E’ anche vero che "il diritto personale all’amore" è cosa solo di oggi, e forse rientra in quel nugolo di libertà liberali che solo la società borghese e mercantile vorrebbe assicurare,in cambio di esistenze totalmente asservite al ciclo del consumo.
Su questo punto, però, la mia interrogazione personale è molto contrastata.

Dico pure che la famiglia allargata equivale spesso alla "morte della famiglia" – come era intitolato un disgustoso saggio dell’anti psichiatria.

Cerco di essere problematico, e mi dico che la famiglia tradizionale, come quella in cui sono cresciuto, era incentrata su obbiettivi produttivi: riuscire a offrire casa, cibo, salute ecc. a tutti i suoi componenti.
Pare che invece immediatamente dopo la consecuzione di questi risultati non ci fosse una crescita umana qualitativa, che senza quel minimo di svincolamento dalla fame non può avvenire, ma la formazione e crescita quantitativa del capitale economico.

Il gruzzoletto di famiglia è un figlio degenere, che tende a crescere senza governo perchè il linguaggio lo chiama "patrimonio", ma che sotterraneamente da dono diventa centro e perno attorno a cui la famiglia ruota. La biblica storia dei conflitti per l’eredità ce ne mostrano l’atavica ingerenza.

L’appartenenza tribale basata sul "sangue del mio sangue" si confonde di molto e in tempo antico con l’appartenenza allo stesso patrimonio.

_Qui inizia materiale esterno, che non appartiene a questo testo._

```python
class Plan:

    def __init__(self, params, N, device=0):
        self.lib = load()
        self.params = t_tsPWS.from_buffer_copy(params)
        h = C.c_void_p()
        p = self.params
        check(self.lib.tspws_hip_plan_create(C.byref(h), p.type, p.J, p.V, N, p.s0, p.b0, p.w0, int(p.uni), device), "plan_create")
        self.h = h
        info = FrameInfo()
        check(self.lib.tspws_hip_plan_info(self.h, C.byref(info)), "plan_info")
        self.info = info
        self.N, self.S, self.ncoef, self.ntaps, self.Cpsi = N, info.S, info.ncoef, info.ntaps, info.Cpsi
        self.device = device

    def tables(self):
        import numpy as np
        S = self.S
        t = dict(scale=np.zeros(S), L=np.zeros(S, np.uint32), c=np.zeros(S, np.int32), cd=np.zeros(S, np.int32),
                 D=np.zeros(S, np.uint32), Ns=np.zeros(S, np.uint32))
        check(self.lib.tspws_hip_plan_tables(self.h, *[t[k].ctypes.data for k in ("scale", "L", "c", "cd", "D", "Ns")]), "plan_tables")
        return t

    def taps(self):
        import numpy as np
        w = np.zeros(self.ntaps, np.complex128)
        wd = np.zeros(self.ntaps, np.complex128)
        check(self.lib.tspws_hip_plan_taps(self.h, w.ctypes.data, wd.ctypes.data), "plan_taps")
        return w, wd

    @staticmethod
    def _stream():
        import torch
        return C.c_void_p(torch.cuda.current_stream().cuda_stream)

    def reduce_buffer(self, mtr_global):
        import torch
        ptr, n = C.c_void_p(), C.c_size_t()
        check(self.lib.tspws_hip_reduce_buffer(self.h, C.byref(self.params), mtr_global, C.byref(ptr), C.byref(n)), "reduce_buffer")
        return _as_tensor(ptr.value, n.value, torch.float64, self.device)

    def _traces(self, traces, dtype=None):
        import torch
        dtype = dtype or torch.float32
        if traces.dtype != dtype or traces.dim() != 2 or traces.shape[1] != self.N:
            raise TspwsError(f"traces must be {dtype} [mtr][{self.N}], got {traces.dtype} {tuple(traces.shape)}")
        if traces.shape[0] and traces.stride(1) != 1:
            raise TspwsError("traces must be contiguous along the samples (stride(1) == 1)")
        if not traces.is_cuda or (traces.device.index or 0) != self.device:
            raise TspwsError(f"traces live on {traces.device}, the plan on cuda:{self.device}")
        mtr = traces.shape[0]
        ld = traces.stride(0) if mtr > 1 else traces.shape[1]
        if ld < self.N:
            raise TspwsError("overlapping trace rows (stride(0) < N)")
        return mtr, ld

    def _need(self, t, name, dt, size, what="{} tensor", exact=False):
        import torch
        if not isinstance(t, torch.Tensor) or t.dtype != getattr(torch, dt) or not t.is_contiguous() or not t.is_cuda or (t.device.index or 0) != self.device or \
                (tuple(t.shape) != size if isinstance(size, tuple) else t.numel() < size or (exact and t.numel() != size)):
            dims = "".join(f"[{n}]" for n in size) if isinstance(size, tuple) else size
            raise TspwsError(f"{name} must be a contiguous {dt} {what.format(dims)} on cuda:{self.device}")

    def _out(self, t, name):
        self._need(t, name, "float32", self.N, "tensor of >= {} samples")
        return t.data_ptr()

    def _refs(self, t, name, rows):
        one = rows == 1 and getattr(t, "ndim", 2) == 1
        self._need(t, name, "float32", (self.N,) if one else (rows, self.N), f"[{rows}][{self.N}] tensor")
        return t.data_ptr()

    def _rows_out(self, lead, device, ls_out, ts_out, mtr_out=None, counts=True, new="empty", what="{} tensor"):
        import numpy as np
        import torch
        if new is not None:
            ls_out = getattr(torch, new)((*lead, self.N), dtype=torch.float32, device=device) if ls_out is None else ls_out
            ts_out = getattr(torch, new)((*lead, self.N), dtype=torch.float32, device=device) if ts_out is None else ts_out
            mtr_out = np.zeros(lead, np.uint32) if mtr_out is None and counts else mtr_out
        if counts:
            _host_array(mtr_out, "mtr_out", np.uint32, lead)
        self._need(ls_out, "ls_out", "float32", (*lead, self.N), what)
        self._need(ts_out, "ts_out", "float32", (*lead, self.N), what)
        return ls_out, ts_out, mtr_out

    def _coef_sets(self, Y, what):
        import numpy as np
        import torch
        if not isinstance(Y, (np.ndarray, torch.Tensor)):
            raise TspwsError("Y must be a complex128 numpy array or device tensor")
        host = isinstance(Y, np.ndarray)
        if Y.dtype != (np.complex128 if host else torch.complex128) or Y.ndim != 2 or Y.shape[1] != self.ncoef or not Y.shape[0]:
            raise TspwsError(f"Y must be complex128 [{what} >= 1][{self.ncoef}], got {Y.dtype} {tuple(Y.shape)}")
        if host:
            return torch.as_tensor(np.ascontiguousarray(Y), device=f"cuda:{self.device}"), True
        if not Y.is_cuda or (Y.device.index or 0) != self.device or not Y.is_contiguous():
            raise TspwsError(f"Y must be a contiguous tensor on cuda:{self.device}, got {Y.device}")
        return Y, False

    def _strided_rows(self, t, name="rows", kind="", mid="M"):
        import torch
        if not isinstance(t, torch.Tensor) or t.dtype != torch.float32 or t.dim() != 3 or t.shape[2] != self.N:
            raise TspwsError(f"{name} must be a float32 [B][{mid}][{self.N}] tensor, got {getattr(t, 'dtype', type(t))} {tuple(getattr(t, 'shape', ()))}")
        if not t.is_cuda or (t.device.index or 0) != self.device:
            raise TspwsError(f"{name} live on {t.device}, the plan on cuda:{self.device}")
        B, Mn = t.shape[0], t.shape[1]
        ld = t.stride(1) if Mn > 1 else (t.stride(0) if B > 1 else self.N)
        if B and Mn:
            if t.stride(2) != 1:
                raise TspwsError(f"{name} must be contiguous along the samples (stride(2) == 1)")
            if ld < self.N:
                raise TspwsError(f"overlapping {kind}rows (row stride < N)")
            if B > 1 and t.stride(0) != Mn * ld:
                raise TspwsError(f"{name} must be a [B][{mid}][N] view of one [B][{mid}][ld] base (stride(0) == {mid} * stride(1))")
        return B, Mn, ld

    def _strided_refs(self, ref, B):
        import torch
        if not isinstance(ref, torch.Tensor) or ref.dtype != torch.float32 or tuple(ref.shape) != (B, self.N):
            raise TspwsError(f"ref must be a float32 [{B}][{self.N}] tensor, got {getattr(ref, 'dtype', type(ref))} {tuple(getattr(ref, 'shape', ()))}")
        if not ref.is_cuda or (ref.device.index or 0) != self.device:
            raise TspwsError(f"ref lives on {ref.device}, the plan on cuda:{self.device}")
        ldr = ref.stride(0) if B > 1 else self.N
        if B and (ref.stride(1) != 1 or ldr < self.N):
            raise TspwsError("ref must be contiguous along the samples, its rows not overlapping")
        return ldr

    @staticmethod
    def _windows(windows):
        import numpy as np
        try:
            wa = np.ascontiguousarray(np.asarray(windows, dtype=np.int64))
        except (TypeError, ValueError):
            raise TspwsError("windows must be a sequence of (n0, n1) pairs of non-negative integers") from None
# ... 1002 lines not shown
```

ts-pws_amd/csrc/forward.hip:

```cpp
#include "tspws_internal.h"
#include <type_traits>

#ifndef FL_PASSES
#define FL_PASSES 2
#endif
#ifndef FL_WAVES
#define FL_WAVES 4
#endif
#ifndef FL_PASSES_FINE
#define FL_PASSES_FINE 1
#endif

template <typename TIn, bool BLOCK_PER_OUT>
__global__ void __launch_bounds__(256) k_fwd_generic(const TIn *__restrict__ x, size_t ld, unsigned N, const ScaleDesc *__restrict__ sc,
                                                     unsigned S, const double2 *__restrict__ w, double2 *__restrict__ Y, size_t ncoef,
                                                     unsigned long long first_coef, unsigned long long n_items)
{
	__shared__ double red[8];
	const unsigned lane = threadIdx.x & 63, wv = threadIdx.x >> 6;
	unsigned long long item = BLOCK_PER_OUT ? blockIdx.x : (unsigned long long)blockIdx.x * 4 + wv;
	if (item >= n_items) return;
	const unsigned long long ci = first_coef + item;
	const unsigned s = find_scale(sc, S, ci, false);
	const ScaleDesc d = sc[s];
// ... 376 lines not shown
template int tspws_forward_parts<float>(tspws_hip_plan *, const float *, size_t, size_t, double2 *, hipStream_t, FuseOut *, ScaleRange);
template int tspws_forward_parts<double>(tspws_hip_plan *, const double *, size_t, size_t, double2 *, hipStream_t, FuseOut *, ScaleRange);

#if FL_ABLATE
extern "C" int tspws_hip_fwd_ablate(void)
{
	if (const char *e = sweep_env("TSPWS_FWD_CLASSES")) {
		const unsigned m = (unsigned)strtoul(e, nullptr, 16);
		HIP_TRY(hipMemcpyToSymbol(HIP_SYMBOL(fl_class_mask), &m, sizeof m));
	}
	return 0;
}
#endif

#if FL_TIMING
extern "C" int tspws_hip_fwd_timing(unsigned long long *h_out, int reset)
{
	static unsigned long long *d_buf = nullptr;
	if (!d_buf) {
		HIP_TRY(hipMalloc(&d_buf, 56 * sizeof(unsigned long long)));
		HIP_TRY(hipMemset(d_buf, 0, 56 * sizeof(unsigned long long)));
		HIP_TRY(hipMemcpyToSymbol(HIP_SYMBOL(fl_timing_out), &d_buf, sizeof d_buf));
	}
	HIP_TRY(hipDeviceSynchronize());
	if (h_out) HIP_TRY(hipMemcpy(h_out, d_buf, 56 * sizeof(unsigned long long), hipMemcpyDeviceToHost));
	if (reset) HIP_TRY(hipMemset(d_buf, 0, 56 * sizeof(unsigned long long)));
	return 0;
}
#endif

size_t tspws_part_budget_bytes()
{
	static size_t v = 0;
	if (!v) { const char *e = getenv("TSPWS_PART_MB"); v = (size_t)(e ? std::max(16, atoi(e)) : 2048) << 20; }
	return v;
}

bool tspws_generic_forward()
{
	static int v = -1;
	if (v < 0) { const char *e = sweep_env("TSPWS_FWD_GENERIC"); v = (e && *e == '1') ? 1 : 0; }
	return v == 1;
}

bool tspws_fused_forward(const tspws_hip_plan *p) { return p->n_fusable != 0; }

static bool many_trace_size(const tspws_hip_plan *p, size_t ntr) { return ntr >= 128 && (double)ntr * (double)p->N >= 7.0 * 1048576.0; }
static bool spectral_size(const tspws_hip_plan *p, size_t ntr) { return ntr >= 64 && ((double)ntr * (double)p->N >= 1048576.0 || ntr >= 256); }
unsigned tspws_spectral_choice(const tspws_hip_plan *p, size_t ntr)
{
	const int eng = tspws_engine_pin();
	static unsigned nsmax_env = ~0u;
	if (nsmax_env == ~0u) { const char *m = sweep_env("TSPWS_SPEC_NSMAX"); nsmax_env = m ? (unsigned)std::max(2, atoi(m)) : 0u; }
	if (eng == 1 || tspws_generic_forward() || !ntr) return p->S;
	if (eng == 0 && !spectral_size(p, ntr)) return p->S;
	const unsigned dmin = p->V > 2 ? 32u : 16u;
	return tspws_spectral_first_scale(p, nsmax_env ? nsmax_env : std::max(512u, (p->N + dmin - 1) / dmin));
}

bool tspws_many_trace_path(const tspws_hip_plan *p, size_t ntr)
{
	if (tspws_generic_forward()) return false;
	if (tspws_spectral_choice(p, ntr) < p->S) return true;
	if (!(p->tl[0].n || p->tl[1].n)) return false;
	const long forced = tl_min_env();
	if (forced > 0) return ntr >= (size_t)forced;
	return p->V > 2 && many_trace_size(p, ntr);
}

template <typename TIn>
static int forward_impl(tspws_hip_plan *p, const TIn *d_x, size_t ntr, size_t ld, double *d_Y, hipStream_t st)
{
	if (!p || !d_x || !d_Y) return fail(TSPWS_E_ARG, "forward: NULL");
	if (!ntr) return 0;
	HIP_TRY(hipSetDevice(p->device));
	if (tspws_generic_forward()) return forward_generic<TIn>(p, d_x, ntr, ld, d_Y, st);
	const size_t batch = std::min<size_t>(ntr, std::max<size_t>(2, ((tspws_part_budget_bytes()) / (p->npart * sizeof(double2))) & ~(size_t)1));
	void *v;
	int rc = scratch(p, SCR_PART, batch * p->npart * sizeof(double2), &v);
	if (rc) return rc;
	for (size_t t0 = 0; t0 < ntr; t0 += batch) {
		const size_t nb = std::min(batch, ntr - t0);
		if ((rc = tspws_forward_parts<TIn>(p, d_x + t0 * ld, nb, ld, (double2 *)v, st, nullptr, ScaleRange()))) return rc;
		hipLaunchKernelGGL(k_gather_parts, dim3((unsigned)((p->ncoef + 255) / 256), (unsigned)nb), dim3(256), 0, st, (const double2 *)v,
		                   p->npart, p->d_sc, p->S, (double2 *)d_Y + t0 * p->ncoef, p->ncoef);
	}
	HIP_TRY(hipGetLastError());
	return 0;
}

extern "C" int tspws_hip_forward_f64(tspws_hip_plan *p, const double *d_x, size_t ntr, size_t ld, double *d_Y, void *s)
{
	return forward_impl<double>(p, d_x, ntr, ld, d_Y, S_(s));
}
extern "C" int tspws_hip_forward_f32(tspws_hip_plan *p, const float *d_x, size_t ntr, size_t ld, double *d_Y, void *s)
{
	return forward_impl<float>(p, d_x, ntr, ld, d_Y, S_(s));
}
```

Sulla scorta dei patrimoni familiari formati, minuscoli o enormi che siano non importa, si può innestare la famiglia moderna, incentrata ancora sulla proprietà familiare, ma con lo scopo del consumo usurante qui e ora. La famiglia incentrata sui consumi è per sua natura dissolutoria. Internamente ed esternamente. Un affastellamento di individui senza un comune immaginario, un sentire unico, eccetto il godere delle facilities che il gruppo può offrire.

Allora che si fa?
La mia esperienza, molto erronea in proposito, mi suggerisce in modo molto vago dal punto di vista teorico ma molto concreto, aspro e fattuale nei comportamenti, che è l’amore, che poco ha a che vedere con la felicità e il romanticismo, ciò che ti spinge a cercare di trattenere insieme queste molecole umane che tendono sempre a disperdersi, questi granelli di polvere nel vento. E’ l’amore che ti fa adoperare e, nei momenti di scoramento, sentire sempre superabile la fatica.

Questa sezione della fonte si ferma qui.